Howard begins his account by telling us: "The circumstances which excited me to activity on their behalf was the seeing, some-who by the verdict of juries were declared not guilty; some-in whom the grand jury did not find such appearance of guilt as subjected them to trial; (this safeguard has quite lately been destroyed) and some-whose prosecutors did not appear against them—after having been confined for months, dragged back to gaol, and locked up again till they should pay sundry fees to the gaoler, the clerk of assize, etc." Failing to obtain a

remedy he was led to visit the county gaols, where he was struck by the prevalence of the pestilential gaol fever and confluent smallpox. More prisoners, he said, were killed by gaol fever than by all the executions. At his own cost he travelled the country on horseback, his clothes after visiting the prisons being too offensive to permit of travelling in a chaise.

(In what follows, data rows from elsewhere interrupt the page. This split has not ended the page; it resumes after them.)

+#pragma unroll
+      for (int j = 0; j < VPL; ++j) {
+        const int64_t c = int64_t(lane + 64 * j) * 8;
+        float g[8];
+#pragma unroll
+        for (int q = 0; q < 8; ++q) {
+          const bool hit = c + q == t;
+          if (hit) {
+            mine = true;
+            xt = f[j][q];
+          }
+          g[q] = (__expf(f[j][q] - l) - (hit ? 1.f : 0.f)) * scale;
+        }
+        if (c < C) {
+          const v4u p = Bf16::pack(g);
+          *reinterpret_cast<v4u*>(gx + r * C + c) = p;
+          Bf16::add(acc[j], p);
+        }
+      }
+      if (lane == 0) lse[r] = l;
+      if (valid ? mine : lane == 0) put_row(r, valid ? l - xt : 0.f, t, valid);
+#pragma unroll
+      for (int j = 0; j < VPL; ++j) cur[j] = nxt[j];
+      t = tn;
+    }
+#pragma unroll
+    for (int j = 0; j < VPL; ++j)
+#pragma unroll
+      for (int q = 0; q < 8; ++q) stage[wave][(lane + 64 * j) * 9 + q] = acc[j][q];
+    __syncthreads();
+    for (int64_t c = int64_t(threadIdx.x) * 4; c < C; c += kHeadBlock * 4) {
+      const int li = int(c + (c >> 3));
+      v4u p;
+#pragma unroll
+      for (int e = 0; e < 4; ++e)
+      {
+        float sum = stage[0][li + e];
+#pragma unroll
+        for (int w = 1; w < kHeadWaves; ++w) sum += stage[w][li + e];
+        p[e] = __float_as_uint(sum);
+      }
+      __builtin_amdgcn_raw_buffer_store_b128(p, prs, int((int64_t(blockIdx.x) * C + c) * 4), 0, xgmi::kSysAux);
+    }
+  } else {
+    const float scale_valid = scale_of_batch();
+    for (int64_t r = r0 + wave; r < r1; r += kHeadWaves) {
+      const bf16_t* row = x + r * C;
+      const int64_t t = y[r];
+      const bool valid = t >= 0 && t < C;
+      float m = -INFINITY;
+      for (int64_t c = lane; c < C; c += 64) m = fmaxf(m, Bf16::to_f(row[c]));
+      m = wave_reduce_dpp<true>(m);
+      float sum = 0.f;
+      for (int64_t c = lane; c < C; c += 64) sum += __expf(Bf16::to_f(row[c]) - m);
+      sum = wave_reduce_dpp<false>(sum);
+      const float l = m + __logf(sum);
+      const float scale = valid ? scale_valid : 0.f;
+      for (int64_t c = lane; c < C; c += 64)
+        gx[r * C + c] = Bf16::from_f((__expf(Bf16::to_f(row[c]) - l) - (c == t ? 1.f : 0.f)) * scale);
+      if (lane == 0) {
+        lse[r] = l;
+        put_row(r, valid ? l - Bf16::to_f(row[t]) : 0.f, t, valid);
+      }
+    }
+    xgmi::drain_wg();
+    for (int64_t c = threadIdx.x; c < C; c += kHeadBlock) {
+      float s = 0.f;
+      for (int64_t r = r0; r < r1; ++r) s += Bf16::to_f(gx[r * C + c]);
+      __builtin_amdgcn_raw_buffer_store_b32(__float_as_uint(s), prs, int((int64_t(blockIdx.x) * C + c) * 4), 0,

In these prisons were confined the felons, the persons accused of slight offences, the insane, the bankrupts, the debtors, the idle apprentice and the beggar, the deserter and the pirate. They had no work, for they had neither tools nor materials of any kind. In many gaols, he says, debtors who would work are not permitted to have any tools lest they should furnish felons with them for escape or other mischief. There was no provision for the relief of the sick, so that Howard says at the quarter sessions you see prisoners covered (hardly covered) with rags; almost famished; and sick of diseases which the discharged spread where they go; and with which those who are sent to the county gaols infect these prisons.

The provision of food was equivalent to starvation. There were several bridewells in which prisoners had no allowance of food at all. In some the keeper farmed what little was allowed them; and where he engaged to supply each prisoner with one or two pennyworth of bread a day, "I have known this shrunk to half, sometimes less than half the quantity, cut or broken from his own loaf." Even the pennyworth was only half or less than half the quantity it was when the value was originally fixed. Generally all was eaten at breakfast. The truth is, says Howard, some debtors are the most pitiable objects in our gaols. In above half the gaols the debtors have no bread; although this is granted to the highwayman, the housebreaker and the murderer. 32 George II. provided for debtors to receive 4d. a day from their creditors. But the cost of suing for it was such that it was often equivalent to the small debts for which they were imprisoned, and beyond their means, so that in all his journeys he found only twelve in all England and Wales who had obtained it. He speaks of the extortion of the bailiffs in the sponging houses to which debtors were carried.